Through darkness and pavestones hatched a few other large buildings and gingerbread painted facades: cafes, ready-made dress shops and many other entertainment spaces—just as closed, judging by the dark windows. Although, of course, the witchlights that don't shine outside might've been lit inside, but it was unlikely that the person—

"Look." Michel stopped and pointed at the arch of the department store, "It'll be gone by morning."

Georg looked. On the column, in chalk, there was a quatrain—the one they'd heard from Iolaus today, with its slant rhyme:

The gryphon, gold, in chains gold,

His future known, his fate sold:

To hold the firmament, to bear globe,

To serve, until the world is old.

"I see," he said.

"Well, yes," Michel said.

Those were the signs their lives were paved with: signs they could not ignore. And maybe, on any other day, in any other mood he would've walked right by, but coincidences like this one were the flow of Fatum, and he had promised Michel to stop trying to swim against it, at least for a while.

Young men walked along the displays, in a way to, as if by accident, discover a spot where their silhouettes, merging with statues and trees, would be especially hidden from any accidental bystander.

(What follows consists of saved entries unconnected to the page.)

# zsyOAOA/ResShift

Measured on NVIDIA B200. Metric: 256x256 x4 SR images/sec (15 steps), denoising hot path, higher is better.
Workload: dtype f16 (fp32 accumulate)

## Files before the change

### include/resshift_b200.h

```cpp
#ifndef RESSHIFT_B200_H
#define RESSHIFT_B200_H

#include <stddef.h>
#include <stdint.h>

#ifdef __cplusplus
extern "C" {
#endif

#define RS_MAX_LEVELS 8

typedef struct rs_unet_config {
  int32_t image_size;
  int32_t in_channels;
  int32_t model_channels;
  int32_t out_channels;
  int32_t n_levels;
  int32_t channel_mult[RS_MAX_LEVELS];
  int32_t num_res_blocks[RS_MAX_LEVELS];
  int32_t n_attn;
  int32_t attention_resolutions[RS_MAX_LEVELS];
  int32_t swin_depth;
  int32_t swin_embed_dim;
  int32_t swin_heads;
  int32_t window_size;
  float mlp_ratio;
  int32_t cond_mask;
  int32_t lq_size;
} rs_unet_config;

typedef struct rs_vq_config {
  int32_t embed_dim;
  int32_t n_embed;
  int32_t z_channels;
  int32_t in_channels;
  int32_t out_ch;
  int32_t ch;
  int32_t n_levels;
  int32_t ch_mult[RS_MAX_LEVELS];
  int32_t num_res_blocks[RS_MAX_LEVELS];
} rs_vq_config;

typedef struct rs_engine rs_engine;
typedef struct rs_plan rs_plan;
typedef struct rs_sampler rs_sampler;

int rs_version(void);
const char* rs_last_error(void);

int rs_unet_create(const rs_unet_config* cfg, rs_engine** out);
void rs_unet_destroy(rs_engine* e);
int rs_unet_param_count(const rs_engine* e);
int rs_unet_param_info(const rs_engine* e, int index, char* name, size_t name_cap, int32_t shape[4],
                       int32_t* ndim, int32_t* is_buffer);
size_t rs_unet_arena_bytes(const rs_engine* e);
int rs_unet_set_arena(rs_engine* e, void* arena_dev);
int rs_unet_load_param(rs_engine* e, const char* name, const float* src_dev, void* stream);

int rs_plan_create(rs_engine* e, int batch, int height, int width, rs_plan** out);
void rs_plan_destroy(rs_plan* p);
size_t rs_plan_workspace_bytes(const rs_plan* p);
int rs_plan_bind(rs_plan* p, void* workspace_dev);
int rs_plan_num_launches(const rs_plan* p);
int rs_plan_forward(rs_plan* p, const float* x, const float* timesteps, const float* lq, const float* mask,
                    float* out, void* stream);
int rs_plan_profile(rs_plan* p, const float* x, const float* timesteps, const float* lq, const float* mask,
                    double* ms_by_kind, double* conv_flops, int32_t* n_conv_launches, void* stream);
int rs_plan_profile_ops(rs_plan* p, const float* x, const float* timesteps, const float* lq, const float* mask,
                        double* ms, char* desc, int desc_stride, int cap, int32_t* n_ops, void* stream);
int rs_plan_probe(rs_plan* p, const char* block, float* dst, int32_t* channels, int32_t* h, int32_t* w,
                  void* stream);

int rs_sampler_create(rs_plan* p, int steps, const double* sqrt_etas_host, double kappa,
                      const int32_t* timestep_map_host, rs_sampler** out);
void rs_sampler_destroy(rs_sampler* s);
int rs_sampler_run(rs_sampler* s, const float* z_y, const float* noises, const float* lq, const float* mask,
                   float* out_latent, int use_graph, void* stream);
int rs_sampler_run_host(rs_sampler* s, const float* z_y_host, const float* noises_host, const float* lq_host,
                        const float* mask_host, float* out_latent_host, void* staging_dev, size_t staging_bytes,
                        int use_graph, void* stream);
size_t rs_sampler_staging_bytes(const rs_sampler* s);
int rs_sampler_set_taps(rs_sampler* s, float* pred_xstart_steps, float* sample_steps);

int rs_vq_create(const rs_vq_config* cfg, rs_engine** out);
int rs_vq_plan_create(rs_engine* e, int batch, int image_h, int image_w, int which, rs_plan** out);
int rs_vq_encode(rs_plan* p, const float* x, float* h_out, void* stream);
int rs_vq_decode(rs_plan* p, const float* h, float* out, int32_t* idx_out, int force_not_quantize, void* stream);
int rs_vq_profile_ops(rs_plan* p, double* ms, char* desc, int desc_stride, int cap, int32_t* n_ops, void* stream);

int rs_op_bicubic_upsample(const float* x, int N, int C, int H, int W, int sf, float* y, void* stream);
int rs_op_ingest_u8(const void* src_u8_nhwc, int N, int H, int W, int C, float* dst_nchw, void* stream);
int rs_op_emit_u8(const float* sr_nchw, const float* lq_nchw_or_null, const float* mask_or_null, int N, int H, int W,
                  int bgr, void* dst_u8_nhwc, void* stream);
int rs_op_tile_gather(const float* tiles, int N, int C, int H, int W, int th, int tw, int nty, int ntx, const int32_t* ys,
                      const int32_t* xs, float* out, void* stream);

int rs_p_sample(const float* x_t, const float* x0_pred, const float* noise, float* x_next, float coef1,
                float coef2, float std, int t_is_zero, long long numel, void* stream);
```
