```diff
@@ -429,18 +474,26 @@
     }
   };
 
+  static_assert(!GEMM || (PF & 1) == 0, "GEMM-shaped path: the forms without fragment prefetch");
   if constexpr ((PF & 1) == 0) {
 #pragma unroll
     for (int s = 0; s < NSTG - 1; ++s)
       if (s < T) issue(s);
 
-    for (int t = 0; t < T; ++t) {
+    auto ring_step = [&](int t) {
       wait_tiles<LPT>(min(NSTG - 2, T - 1 - t));
       block_sync_lds();
       if (t + NSTG - 1 < T) issue((t + NSTG - 1) % NSTG);
-      Frags F;
-      read_frags(F, t % NSTG);
-      mfmas(F, t % NSTG);
+    };
+    if (idle) {
+      for (int t = 0; t < T; ++t) ring_step(t);
+    } else {
+      for (int t = 0; t < T; ++t) {
+        ring_step(t);
+        Frags F;
+        read_frags(F, t % NSTG);
+        mfmas(F, t % NSTG);
+      }
     }
   } else {
 #pragma unroll
@@ -476,6 +529,7 @@
     return;
   }
   block_sync_lds();
+  if (idle) return;
   float* ep = (float*)smem + wv * (EP_ROWS * EP_LD);
   constexpr int LPR = WN / 8;
   constexpr int RPR = 64 / LPR;
diff --git a/few_shot_seg_cwt_amd/csrc/conv_forms.h b/few_shot_seg_cwt_amd/csrc/conv_forms.h
--- a/few_shot_seg_cwt_amd/csrc/conv_forms.h
+++ b/few_shot_seg_cwt_amd/csrc/conv_forms.h
@@ -39,6 +39,18 @@
 
 constexpr int kConvDualVar = 20;
 
+#define CWT_CONV_GEMM_ROWS_X6(G)                                                               \
+  G(128, 128, 3) G(64, 64, 3) G(128, 128, 4) G(128, 128, 5) G(128, 64, 5) G(64, 128, 5)        \
+  G(128, 128, 24) G(128, 128, 25) G(128, 64, 25) G(64, 128, 25) G(64, 64, 0)
+
+constexpr bool x6_gemm_row(int bm, int bn, int var) {
+#define CWT_G(BM, BN, VAR) \
+  if (bm == BM && bn == BN && var == VAR) return true;
+  CWT_CONV_GEMM_ROWS_X6(CWT_G)
+#undef CWT_G
+  return false;
+}
+
 struct ConvForm {
   int bm, bn, var, waves_m, waves_n, nstg, pf;
   bool fixed_tile;
@@ -55,10 +67,14 @@
 }
 
 template <class Fam, int STAGE>
-void launch_form(const ConvPlan& p, const ConvSArgs& a, dim3 grid, hipStream_t st) {
-#define CWT_ROW(BM, BN, VAR, WM, WN, NS, PF, FIXED)     \
-  if (p.bm == BM && p.bn == BN && p.var == VAR)         \
-    return Fam::template launch<BM, BN, WM, WN, NS, (FIXED && Fam::kStudyStage0) ? 0 : STAGE, PF>(a, grid, st);
+void launch_form(const ConvPlan& p, const ConvSArgs& a, dim3 grid, hipStream_t st, bool gemm = false) {
+#define CWT_ROW(BM, BN, VAR, WM, WN, NS, PF, FIXED)                                            \
+  if (p.bm == BM && p.bn == BN && p.var == VAR) {                                              \
+    constexpr int S = (FIXED && Fam::kStudyStage0) ? 0 : STAGE;                                \
+    if constexpr (Fam::kX6 && x6_gemm_row(BM, BN, VAR))                                        \
+      if (gemm) return Fam::template launch<BM, BN, WM, WN, NS, S, (PF) | 256>(a, grid, st);   \
+    return Fam::template launch<BM, BN, WM, WN, NS, S, PF>(a, grid, st);                       \
+  }
 #define CWT_ALIAS(BM, BN, VAR, TARGET)
   CWT_CONV_FORMS(CWT_ROW, CWT_ALIAS)
   if constexpr (Fam::kX6) {
diff --git a/few_shot_seg_cwt_amd/csrc/conv_x6.hip b/few_shot_seg_cwt_amd/csrc/conv_x6.hip
--- a/few_shot_seg_cwt_amd/csrc/conv_x6.hip
+++ b/few_shot_seg_cwt_amd/csrc/conv_x6.hip
@@ -53,8 +53,15 @@
 
 CWT_CONV_FAMILY(FamX6, conv_igemm_x6, true, false);
 
+static bool x6_gemm_body(const ConvSArgs& a) {
+  if (a.kh != 1 || a.kw != 1 || a.pad != 0) return false;
+  const char* v = getenv("CWT_X6_GEMM_BODY");
+  return !(v && v[0] == '0');
+}
+
 void launch_tiles_x6(int stage, const ConvSArgs& a, const ConvPlan& p, dim3 grid, hipStream_t st) {
-  with_stage<8>(stage, [&](auto s) { launch_form<FamX6, decltype(s)::value>(p, a, grid, st); });
+  const bool gemm = x6_gemm_body(a);
+  with_stage<8>(stage, [&](auto s) { launch_form<FamX6, decltype(s)::value>(p, a, grid, st, gemm); });
 }
 
 }
```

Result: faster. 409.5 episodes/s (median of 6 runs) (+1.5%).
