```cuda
namespace geob200 {
int linear_group_norm_impl(const float* x, int64_t ldx, const float* weight, const float* bias, int64_t m, int64_t n, int64_t k,
                           int64_t groups, const float* gamma, const float* beta, float eps, const float* residual, int leaky,
                           float slope, float* pre_norm, float* y, void* workspace, size_t workspace_bytes, void* stream,
                           const GnSeg* seg, const float* w_img) {
    cudaStream_t st = (cudaStream_t)stream;
    const int64_t np = (seg != nullptr && seg->n_pairs > 1) ? seg->n_pairs : 1;
    GEOB_REQUIRE(m > 0 && n > 0 && k > 0 && groups > 0 && n % groups == 0 && n % 4 == 0, "linear_group_norm: bad shape");
    GEOB_REQUIRE(workspace_bytes >= (np > 1 ? fused_group_norm_workspace_bytes_batched(m, n, groups, np)
                                            : geob200_fused_group_norm_workspace_bytes(m, n, groups)), "linear_group_norm: workspace too small");
    if (g_linear_mode == 1) {
        const GnWs w = gn_carve(workspace, workspace_bytes, groups, np);
        GnFuse gn{(int)groups, 0, w.partial};
        const int rc = linear_tc(x, ldx, weight, k, w_img, bias, nullptr, pre_norm, n, m, n, k, 0, st, &gn);
        if (rc < 0) return rc;
        if (rc == 0) {
            if (np > 1) {
                launch_gn_seg_apply(pre_norm, w, gamma, beta, residual, y, m, n, groups, eps, leaky, slope, *seg, st);
            } else {
                launch_gn_apply(pre_norm, w, gamma, beta, residual, y, m, n, groups, eps, leaky, slope, st);
                count_launches(2);
            }
            GEOB_CHECK_LAUNCH();
            return 0;
        }
    }
    int rc = linear_img(x, ldx, weight, w_img, bias, pre_norm, n, m, n, k, 0, stream);
    if (rc != 0) return rc;
    return group_norm_impl(pre_norm, m, n, groups, gamma, beta, eps, residual, leaky, slope, y, workspace, workspace_bytes, stream, seg);
}
// ... 152 lines not shown
```

geotransformer_b200/csrc/linear_tc.cu:

```cuda
#include <cuda.h>

#include <cstdlib>
#include <mutex>
#include <vector>

#include "common.cuh"
#include "geob200.h"
#include "hopper.cuh"

namespace geob200 {
namespace ltc {

using namespace hop;

constexpr int BM = 128;
constexpr int KC = 32;
constexpr int TILE_A = BM * 128;
constexpr int TILE_B = 128 * 128;
constexpr int STAGE = TILE_A + 2 * TILE_B;
constexpr int NSTAGE = 4;
constexpr int PRODUCER_WARP = 8;
constexpr int NTHREADS = (PRODUCER_WARP + 4) * 32;
constexpr int SMEM = NSTAGE * STAGE + 1024 + 256 + 8 * 128 * 8 + 512;
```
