# LingmaFuture/PRCV2025REID

Hardware: AMD Instinct MI355X
Metric: multimodal instances/sec (PxK, 5-modality) at 1/2/4/8 GPU; eval queries/sec (higher is better)
Workload: dtype bf16; 1 GPU; P=16,K=4 per GPU, vis/nir/sk/cp 224x224 + text (T<=77), CLIP ViT-B/16 + text tower random-init, MER-LoRA r=8, masks all-on, 400 ids, SDM+CE, fwd+bwd+grad sanitise/clip+AdamW (reference default trainable set); P=16, K=4, global_batch=64, lora_rank=8, accum_steps=1, parallelism=dp1

## Files before the change

include/reid_hip.h:

```cpp
#ifndef REID_HIP_H
#define REID_HIP_H

#include <stdint.h>

#ifdef __cplusplus
extern "C" {
#endif

typedef enum {
    REID_OK = 0,
    REID_ERR_ARG = -1,
    REID_ERR_LAUNCH = -2,
    REID_ERR_DEVICE = -3
} reid_status;

typedef enum { REID_BF16 = 0, REID_F32 = 1, REID_F16 = 2 } reid_dtype;

typedef enum {
    REID_ACT_NONE = 0,
    REID_ACT_GELU_ERF = 1,
    REID_ACT_QUICK_GELU = 2,
    REID_ACT_RELU = 3,
    REID_ACT_DGELU_ERF = 4,
    REID_ACT_DQUICK_GELU = 5,
// ... 69 lines not shown

int reid_attn_fwd(const void* qkv, int32_t ld, const uint8_t* key_mask, void* out, int32_t ldo, float* lse,
                  int32_t n_seq, int32_t S, int32_t heads, int32_t causal, int32_t q_tiles, void* stream);
int reid_attn_bwd(const void* qkv, int32_t ld, const uint8_t* key_mask, const void* out, const void* dout,
                  int32_t ldo, const float* lse, void* dqkv, int32_t lddqkv, float* delta_ws,
                  int32_t n_seq, int32_t S, int32_t heads, int32_t causal, int32_t q_tiles, void* stream);

int reid_cast_f32_bf16(const float* src, void* dst, int64_t n, void* stream);
int reid_cast_bf16_f32(const void* src, float* dst, int64_t n, void* stream);
int reid_pack_bf16_table(const float* src, void* dst_bf16, const int64_t* table, int32_t n_entries, void* stream);
int reid_lora_bwd_fused(const void* dY, int32_t lddy, const void* T, int32_t ldt, const void* BT, int32_t ldbt, void* U, int32_t ldu,
                        float* dB, int32_t lddb, const int32_t* img_mod, int32_t rows_per_img, int32_t mask_r, int32_t M, int32_t N,
                        int32_t Rp, float scale, float* u_partial, int32_t u_mode, void* stream);
int reid_lora_da_fused(const void* X, int32_t ldx, const void* U, int32_t ldu, float* dA, int32_t ldda, const int32_t* img_mod,
                       int32_t rows_per_img, int32_t mask_r, int32_t M, int32_t K, int32_t Rp, int32_t n_groups, void* stream);

int reid_merge_lora_table(const int64_t* table, int32_t n_entries, int32_t max_tiles, const float* arena, void* weff,
                          int32_t Rp, int32_t r, int32_t nmod, float scaling, void* stream);
int reid_gather_rows_f32(const float* src, int32_t lds, const int32_t* index, float* dst, int32_t ldd,
                         int32_t rows, int32_t cols, void* stream);
int reid_embed_tokens(const float* tok, const float* pos, const int64_t* ids, float* out, int32_t B, int32_t T, int32_t D,
                      int32_t vocab, void* stream);
int reid_scatter_add_rows_f32(const float* src, int32_t lds, const int32_t* index, float* out, int32_t ldo,
                              int32_t rows, int32_t cols, int32_t out_rows, void* stream);

int reid_bnneck_stats(const float* x, int32_t ldx, int32_t rows, int32_t D, float* sum, float* sqsum, void* stream);
int reid_bnneck_fwd(const float* x, int32_t ldx, const float* gamma, const float* beta, float* running_mean,
                    float* running_var, const float* sum, const float* sqsum, float count, int32_t training,
                    float* y, void* y_bf16, int32_t ldy, float* mean, float* invstd, float* rnorm,
                    int32_t rows, int32_t D, float eps, float momentum, float scale, void* stream);
// ... 224 lines not shown
```

prcv2025reid_amd/_lib.py:

```python
import ctypes as C
import os

import torch

_HERE = os.path.dirname(os.path.abspath(__file__))
LIB_PATHS = {'bf16': os.path.join(_HERE, 'csrc', 'libreid_hip.so'), 'f16': os.path.join(_HERE, 'csrc', 'libreid_hip_f16.so')}
if os.environ.get('REID_LIB_BF16'):
    LIB_PATHS['bf16'] = os.environ['REID_LIB_BF16']
LIB_PATH = LIB_PATHS['bf16']
T16_DTYPES = {'bf16': torch.bfloat16, 'f16': torch.float16}
_flavor = os.environ.get('REID_T16', 'bf16')


def set_flavor(name: str):
    global _flavor
    if name not in LIB_PATHS:
        raise ValueError(f'unknown 16-bit flavor {name!r}')
    _flavor = name


def flavor() -> str:
    return _flavor


# ... 45 lines not shown
    'reid_mer_gemm': (_I, [_GEMM, _P]),
    'reid_mer_gemm_plan': (_I, [_GEMM, _I, _I, _PLAN]),
    'reid_gemm_tn': (_I, [_P, _P, _P, _I, _I, _I, _I, _I, _I, _F, _F, _P]),
    'reid_layernorm_fwd': (_I, [_P, _I, _P, _P, _P, _P, _P, _I, _P, _P, _I, _I, _F, _P]),
    'reid_add_layernorm_fwd': (_I, [_P, _I, _P, _I, _I, _P, _I, _P, _I, _P, _P, _P, _I, _P, _P, _I, _I, _F, _P]),
    'reid_layernorm_bwd': (_I, [_P, _I, _I, _P, _I, _P, _P, _P, _P, _P, _P, _I, _P, _I, _P, _P, _I, _I, _P, _I, _P, _P]),
    'reid_patch_im2col': (_I, [_P, _P, _I, _I, _I, _I, _I, _P]),
    'reid_cls_rows': (_I, [_P, _P, _P, _I, _I, _I, _I, _P]),
    'reid_attn_fwd': (_I, [_P, _I, _P, _P, _I, _P, _I, _I, _I, _I, _I, _P]),
    'reid_attn_bwd': (_I, [_P, _I, _P, _P, _P, _I, _P, _P, _I, _P, _I, _I, _I, _I, _I, _P]),
    'reid_cast_f32_bf16': (_I, [_P, _P, _I64, _P]),
    'reid_cast_bf16_f32': (_I, [_P, _P, _I64, _P]),
    'reid_pack_bf16_table': (_I, [_P, _P, _P, _I, _P]),
    'reid_lora_bwd_fused': (_I, [_P, _I, _P, _I, _P, _I, _P, _I, _P, _I, _P, _I, _I, _I, _I, _I, _F, _P, _I, _P]),
    'reid_lora_da_fused': (_I, [_P, _I, _P, _I, _P, _I, _P, _I, _I, _I, _I, _I, _I, _P]),
    'reid_merge_lora_table': (_I, [_P, _I, _I, _P, _P, _I, _I, _I, _F, _P]),
    'reid_gather_rows_f32': (_I, [_P, _I, _P, _P, _I, _I, _I, _P]),
    'reid_embed_tokens': (_I, [_P, _P, _P, _P, _I, _I, _I, _I, _P]),
    'reid_scatter_add_rows_f32': (_I, [_P, _I, _P, _P, _I, _I, _I, _I, _P]),
    'reid_bnneck_stats': (_I, [_P, _I, _I, _I, _P, _P, _P]),
    'reid_bnneck_fwd': (_I, [_P, _I, _P, _P, _P, _P, _P, _P, _F, _I, _P, _P, _I, _P, _P, _P, _I, _I, _F, _F, _F, _P]),
    'reid_bnneck_bwd_p1': (_I, [_P, _I, _P, _I, _P, _P, _P, _P, _P, _P, _P, _P, _I, _I, _F, _P]),
    'reid_bnneck_bwd_p2': (_I, [_P, _P, _I, _P, _P, _P, _P, _P, _F, _I, _P, _I, _I, _I, _P]),
    'reid_ce_ls_fwd': (_I, [_P, _I, _P, _P, _I, _I, _F, _P, _P, _P]),
    'reid_ce_ls_bwd': (_I, [_P, _I, _P, _P, _I, _I, _F, _P, _P, _I, _P]),
    'reid_sdm_fwd': (_I, [_P, _I, _P, _I, _P, _P, _P, _P, _I, _I, _I, _I, _F, _P, _P, _P]),
    'reid_sdm_bwd': (_I, [_P, _I, _P, _I, _P, _P, _P, _P, _I, _I, _I, _I, _F, _P, _P, _P, _I, _P, _I, _P]),
    'reid_sdm_ws_floats': (_I64, [_I, _I, _I, _I]),
    'reid_triplet_hard_fwd': (_I, [_P, _I, _P, _P, _I, _I, _F, _P, _P, _P, _P, _P, _P, _P]),
    'reid_triplet_hard_bwd': (_I, [_P, _I, _I, _I, _F, _P, _P, _P, _P, _P, _P, _P, _I, _P]),
# ... 147 lines not shown
```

Such a place did exist. A door, where ended the stairway and all the adornments of the main entrance: the columns, the signboards, the display nooks with particularly enticing wares (in front of them—an imitation of an ancient manuscript surrounded with, not any more genuine, but vibrant ingredients in glass jars, dubiously large for emphasis)—a tiny auxiliary door which one must've crouched to enter. Out of precaution, both assumed a look of outright profound interest in the old text which had stopped them in their tracks—inconspicuously in shadow, benevolently off the street.

"Shall we look for anything unusual?" Georg asked, although it wasn't as much a question as an invitation.

Instead of replying, Michel shifted his foot and revealed the branding on a pavement stone: a sign with a castle wall—like sometimes were stamped on bricks, marking their manufacturer.

Georg sat down over it, taking from an inner pocket a set of lockpicks, and with one's handle, which resembled a lancelet, tried to pry the stone. It gave easily. Water rushed into the hole that it left behind.